CO₂ Refrigeration: A Proven Sustainable Alternative​

CO₂ (R-744) — non-toxic, non-flammable and with a GWP of 1, CO₂ has demonstrated its effectiveness in both low-temperature (LT) and medium-temperature (MT) applications. CO₂ as a natural refrigerant poses very little threat to the environment.

The term “natural refrigerant” refers to substances that naturally occur in the environment. Unlike the synthetic refrigerants that have commonly been used in refrigeration applications — including hydrofluorocarbons (HFCs) and chlorofluorocarbons (CFCs) — ammonia (NH₃ or refrigerant name R-717), propane (refrigerant name R-290) and carbon dioxide (CO₂ or refrigerant name R-744) are three naturally occurring refrigerants that pose very little threat to the environment.

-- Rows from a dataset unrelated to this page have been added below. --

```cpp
int asr_skinny_launch(int64_t M, int64_t N, int64_t K, const float* A, int64_t lda, const float* Bt, int64_t ldb,
                      float* C, int64_t ldc, const float* bias, int accumulate, const float* mask, int64_t ldmask,
                      int64_t mask_from, hipStream_t stream) {
  if (!A || !Bt || !C || M <= 0 || N <= 0 || K <= 0) return ASR_E_ARG;
  if (K % 16 || lda % 4 || ldb % 4) return ASR_E_SHAPE;
  if (!asr_aligned16(A) || !asr_aligned16(Bt)) return ASR_E_ALIGN;
  const unsigned nb = (unsigned)((N + 15) / 16);
  int ksplit = 1;
  if (accumulate && !bias && K >= 1024 && K % 64 == 0) {
    ksplit = (int)(K / 512);
    while ((K / 16) % ksplit) --ksplit;
  }
  if (M <= 32) {
    hipLaunchKernelGGL((skinny_kernel<1>), dim3(nb, (unsigned)((M + 15) / 16), ksplit), dim3(256), 0, stream, M, N,
                       (int)K, A, lda, Bt, ldb, C, ldc, bias, accumulate, mask, ldmask, mask_from, ksplit);
  } else {
    hipLaunchKernelGGL((skinny_kernel<2>), dim3(nb, (unsigned)((M + 31) / 32), ksplit), dim3(256), 0, stream, M, N,
                       (int)K, A, lda, Bt, ldb, C, ldc, bias, accumulate, mask, ldmask, mask_from, ksplit);
  }
  ASR_CHECK_LAUNCH();
  return 0;
}

extern "C" int asr_gemm_skinny_f32(int64_t M, int64_t N, int64_t K, const float* A, int64_t lda, const float* Bt,
                                   int64_t ldb, float* C, int64_t ldc, const float* bias, int accumulate,
                                   const float* mask, int64_t ldmask, int64_t mask_from, asr_stream_t stream) {
  return asr_skinny_launch(M, N, K, A, lda, Bt, ldb, C, ldc, bias, accumulate, mask, ldmask, mask_from,
                           (hipStream_t)stream);
}

extern "C" int asr_colsum_f32(int64_t M, int64_t N, const float* X, int64_t ldx, float* out, int accumulate,
                              asr_stream_t stream) {
  if (!X || !out || M <= 0 || N <= 0) return ASR_E_ARG;
  if (!accumulate) {
    hipError_t e = hipMemsetAsync(out, 0, (size_t)N * sizeof(float), (hipStream_t)stream);
    if (e != hipSuccess) return (int)e;
  }
  if (N % 4 == 0 && ldx % 4 == 0 && asr_aligned16(X))
    hipLaunchKernelGGL(colsum4_kernel, dim3((unsigned)((N + 63) / 64), (unsigned)((M + 255) / 256)), dim3(256), 0,
                       (hipStream_t)stream, M, N, X, ldx, out);
  else
    hipLaunchKernelGGL(colsum_kernel, dim3((unsigned)((N + 63) / 64), (unsigned)((M + 511) / 512)), dim3(256), 0,
                       (hipStream_t)stream, M, N, X, ldx, out);
  ASR_CHECK_LAUNCH();
  return 0;
}
```

semi-supervised-asr_amd/hip_backend.py:

```python
import ctypes
import os

import torch

_HERE = os.path.dirname(os.path.abspath(__file__))
LIB_PATH = os.path.join(_HERE, "lib", "libasr_hip.so")
ABI_VERSION = 6

EXPORTS = (
    "asr_abi_version", "asr_persist_scratch_bytes", "asr_gemm_f32", "asr_gemm_skinny_f32", "asr_colsum_f32",
    "asr_lstm_seq_fwd", "asr_lstm_seq_fwd_persist", "asr_lstm_seq_bwd", "asr_lstm_seq_bwd_persist", "asr_lstm_seq_bwd_persist_w", "asr_lstm_bwd_persist_fuses_dw", "asr_pyramid_concat_fwd", "asr_pyramid_concat_bwd",
    "asr_pyramid_concat_fwd_seeded", "asr_pyramid_concat_bwd_seeded", "asr_rows_pack_f32", "asr_rows_unpack_fwd_f32", "asr_rows_unpack_bwd_f32", "asr_dropout_seeded_f32", "asr_relu_dropout_bwd_f32",
    "asr_dropout_mask_f32",
    "asr_dec_step_fwd", "asr_att_step_fwd", "asr_dec_seq_fwd", "asr_dec_seq_fwd_persist", "asr_dec_seq_fwd_persist_fault", "asr_dec_seq_fwd_persist_free", "asr_dec_step_bwd", "asr_dec_seq_bwd", "asr_dec_seq_bwd_persist", "asr_dec_seq_bwd_persist_free",
    "asr_lstm_pack_f32", "asr_lstm_unpack_f32", "asr_lstm_unpack2_f32", "asr_dec_prepare_f32", "asr_cell_pack_f32", "asr_cell_unpack_f32",
    "asr_lstm_pack_multi_f32", "asr_lstm_unpack_multi_f32", "asr_dec_pack_f32", "asr_colsum_parts_f32", "asr_gemm_drop_f32", "asr_gemm_side_f32", "asr_embedding_grad_f32",
    "asr_label_logprob_fwd", "asr_label_logprob_bwd", "asr_dec_feedback_fwd", "asr_dec_feedback_bwd",
    "asr_adam_clip_f32", "asr_sumsq_f32", "asr_gather_sumsq_f32", "asr_graphs_create", "asr_graphs_destroy", "asr_graphs_stats",
    "asr_beam_select_f32", "asr_beam_reorder_f32", "asr_beam_backtrack",
    "asr_lm_step_f32", "asr_beam_select_lm_f32", "asr_beam_reorder_lm_f32",
    "asr_edit_distance_i32",
)

_lib = None

c_i, c_i64, c_f, c_p = ctypes.c_int, ctypes.c_int64, ctypes.c_float, ctypes.c_void_p


PACK_MAX_LAYERS = 4


class LstmPackJob(ctypes.Structure):
    _fields_ = [("H", c_i), ("I", c_i), ("ndir", c_i), ("w_ih", c_p * 2), ("w_hh", c_p * 2), ("b_ih", c_p * 2),
                ("b_hh", c_p * 2), ("w_ih_cat", c_p), ("w_hh_il", c_p), ("bias", c_p)]


class LstmUnpackJob(ctypes.Structure):
    _fields_ = [("H", c_i), ("I", c_i), ("ndir", c_i), ("dw_ih_cat", c_p), ("dw_hh_il", c_p), ("db_il", c_p),
                ("dw_ih", c_p * 2), ("dw_hh", c_p * 2), ("db", c_p * 2), ("db2", c_p * 2)]


class DecFeedback(ctypes.Structure):
    _fields_ = [("mode", c_i), ("V", c_i), ("eos", c_i), ("scaling", c_f), ("w_out", c_p), ("b_out", c_p), ("emb", c_p), ("logits", c_p),
                ("probs", c_p), ("pred", c_p), ("fed", c_p), ("tokens", c_p), ("ld_tokens", ctypes.c_int64), ("teacher", c_p)]


class DecFeedbackBwd(ctypes.Structure):
    _fields_ = [("V", c_i), ("scaling", c_f), ("w_out", c_p), ("emb", c_p), ("probs", c_p), ("dlfb", c_p)]


_DEC_DIMS = ("B", "nb", "Tp", "A", "D", "O", "E", "C", "K", "L")
_DEC_FWD_PTRS = ("P", "Q", "bo", "wcat", "bcat", "wdec", "convw", "watt", "wattT", "gvec", "w0", "xmask",
                 "X", "Xd", "gates", "cstate", "Dproj", "fconv", "S", "energy", "ws")
_DEC_BWD_PTRS = ("wcatT", "wdecT", "dws", "G", "dwext", "dwraw", "dfpart", "dP", "dgates", "dD",
                 "dcell", "dgvec_part", "dwatt_part", "dconv_part")


class DecFwd(ctypes.Structure):
    _fields_ = [(n, c_i) for n in _DEC_DIMS] + [("scaling", c_f)] + [(n, c_p) for n in _DEC_FWD_PTRS]


class Beam(ctypes.Structure):
    _fields_ = [(n, c_i) for n in ("B", "K", "V", "L", "eos")] + \
               [(n, c_p) for n in ("logits", "scores", "tok_hist", "bp_hist", "fin", "fin_score", "nfin", "done", "ndone")]


class BeamState(ctypes.Structure):
    _fields_ = [(n, c_i) for n in ("D", "O", "E", "Tp")] + [("ldx", ctypes.c_int64)] + \
               [(n, c_p) for n in ("x_src", "x_dst", "c_src", "c_dst", "w_src", "w_dst", "emb")]


BEAM_KMAX, BEAM_FCAP = 16, 48
LM_MAX_LAYERS, LM_MAX_ROWS, LM_MAX_WIDTH = 4, 512, 1024


class BeamLmState(ctypes.Structure):
    _fields_ = [("n_layers", c_i), ("H", c_i), ("in_dim", c_i * LM_MAX_LAYERS)] + \
               [(n, c_p * LM_MAX_LAYERS) for n in ("x_src", "x_dst", "c_src", "c_dst")] + [("emb", c_p)]


class DecBwd(ctypes.Structure):
    _fields_ = [("f", DecFwd)] + [(n, c_p) for n in _DEC_BWD_PTRS]


def _fptr(t, off=0):
    return None if t is None else c_p(t.data_ptr() + 4 * int(off))


class DecBuffers(object):

    _ACC = ("G", "dwext", "dP", "dcell", "dgvec_part", "dwatt_part", "dconv_part")

    def __init__(self, B, Tp, A, D, O, E, C, K, L, drop, dev, with_bwd):
        f32 = dict(device=dev, dtype=torch.float32)
        KX = D + O + E
        self.dims = dict(B=B, Tp=Tp, A=A, D=D, O=O, E=E, C=C, K=K, L=L)
        self.B, self.L, self.KX, self.scaling = B, L, KX, 2.0
        self.bo = self.wdec = self.watt = None
        self.P, self.Q, self.w0 = torch.empty(B, Tp, A, **f32), torch.empty(B, Tp, O, **f32), torch.empty(B, Tp, **f32)
        self.wcat, self.bcat, self.wattT = torch.empty(4 * D, KX, **f32), torch.empty(4 * D, **f32), torch.empty(C, A, **f32)
        self.convw, self.gvec = torch.empty(C, 2 * K + 1, **f32), torch.empty(A, **f32)
        self.X = torch.empty(L + 1, B, KX, **f32)
        self.Xd = torch.empty(L + 1, B, KX, **f32) if drop else None
        self.xmask = torch.empty(L, B, O + E, **f32) if drop else None
        self.gates, self.cstate = torch.empty(L, B, 4 * D, **f32), torch.empty(L, B, D, **f32)
        self.Dproj, self.fconv = torch.empty(L, B, A, **f32), torch.empty(L, B, C, Tp, **f32)
        self.S, self.energy, self.ws = torch.empty(L, B, Tp, A, **f32), torch.empty(L, B, Tp, **f32), torch.empty(L, B, Tp, **f32)
        self._row = dict(P=Tp * A, Q=Tp * O, w0=Tp, xmask=O + E, X=KX, Xd=KX, gates=4 * D, cstate=D, Dproj=A, fconv=C * Tp,
                         S=Tp * A, energy=Tp, ws=Tp, dws=Tp, G=KX, dwext=Tp, dwraw=Tp, dfpart=C * Tp, dP=Tp * A, dgates=4 * D,
                         dD=A, dcell=D, dgvec_part=A, dwatt_part=A * C, dconv_part=C * (2 * K + 1))
        self.zbuf = self.acc = None
        if with_bwd:
            ntile = (A + 63) // 64
            shapes = dict(G=(L + 1, B, KX), dwext=(C, B, Tp), dP=(B, Tp, A), dcell=(B, D), dgvec_part=(B, A),
                          dwatt_part=(B, A, C), dconv_part=(B, C, 2 * K + 1))
            self._acc_layout, off = [], 0
            for name in self._ACC:
                strides = torch.empty(shapes[name], device="meta").stride()
                self._acc_layout.append((name, shapes[name], strides, off))
                off += (strides[0] * shapes[name][0] + 3) // 4 * 4
            self.zbuf = torch.empty(off, **f32)
            self.acc = self.accumulators(self.zbuf)
            self.wcatT, self.wdecT = torch.empty(KX, 4 * D, **f32), torch.empty(D, A, **f32)
            self.dwraw, self.dfpart = torch.empty(B, Tp, **f32), torch.empty(ntile, B, C, Tp, **f32)
            self.dgates, self.dD = torch.empty(L, B, 4 * D, **f32), torch.empty(L, B, A, **f32)
            self.dws, self.Mf = torch.empty(L, B, Tp, **f32), torch.empty(L, B, C, Tp, **f32)
        else:
            self.wcatT = self.wdecT = None

    def bind(self, P=None, Q=None, w0=None, convw=None, gvec=None, bo=None, wdec=None, watt=None, xmask=None, scaling=None):
        given = dict(P=P, Q=Q, w0=w0, bo=bo, wdec=wdec, watt=watt, xmask=xmask,
                     convw=None if convw is None else convw.reshape(self.convw.shape),
                     gvec=None if gvec is None else gvec.reshape(self.gvec.shape))
        for name, t in given.items():
            if t is not None:
                setattr(self, name, t.contiguous())
        if scaling is not None:
            self.scaling = float(scaling)

    def accumulators(self, base):
        first = base.storage_offset()
        return {name: base.as_strided(shape, strides, first + off) for name, shape, strides, off in self._acc_layout}

    def fwd_struct(self, b0=0, nb=None):
        row = self._row
        return DecFwd(nb=self.B if nb is None else nb, scaling=self.scaling,
                      **{n: _fptr(getattr(self, n), b0 * row.get(n, 0)) for n in _DEC_FWD_PTRS}, **self.dims)

    def bwd_struct(self, b0=0, nb=None, acc=None, with_dws=True):
        acc, own, row = self.acc if acc is None else acc, self.__dict__, self._row
        ptrs = {n: _fptr(acc[n] if n in acc else own[n], b0 * row.get(n, 0)) for n in _DEC_BWD_PTRS}
        if not with_dws:
            ptrs["dws"] = None
        return DecBwd(f=self.fwd_struct(b0, nb), **ptrs)
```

CO₂ -based refrigeration systems have been successfully deployed in commercial and industrial applications in Europe for nearly two decades. Because of its low critical point and high operating pressure, CO₂ refrigeration strategies must be designed to account for its unique characteristics. In light of current environmental regulations, the popularity of these systems has increased significantly in North America in recent years.

Because CO₂ refrigeration systems operate at extremely high pressures, technicians should take precautions when handling CO₂. Even when the system is shut off, standstill pressures are extremely high and need to be handled carefully. In addition, CO₂ can displace oxygen and release it in excessive amounts because it’s heavier than air. As a result, technicians should avoid handling it in confined spaces. But with proper training and equipment design, CO₂ can be used safely.

CO₂ has unique performance and operating characteristics that differentiate it from HFCs and dictate system design. It has higher density than a typical HFC refrigerant, which translates into the use of smaller compressors. However, the motor is similar in size since the work being done is approximately the same. CO₂’s higher density means that smaller pipe diameters can be used, especially on the suction side of the system. Due to its high pressures, system components need to be rated to tolerate a higher maximum pressure rating.

When charging a CO₂ refrigeration system, the most important consideration a technician should keep in mind is the triple point pressure of CO₂. 60.4 psi is the pressure at which CO₂ will turn to dry ice. As a result, contractors must be careful not to charge with liquid CO₂ when the system is below this pressure, and instead charge with vapor until the system reaches triple point. Failure to do so will result in the formation of dry ice. There are various anecdotes about technicians —  who are more familiar with charging HFC systems — charging a CO₂ system with liquid and causing the formation of dry ice.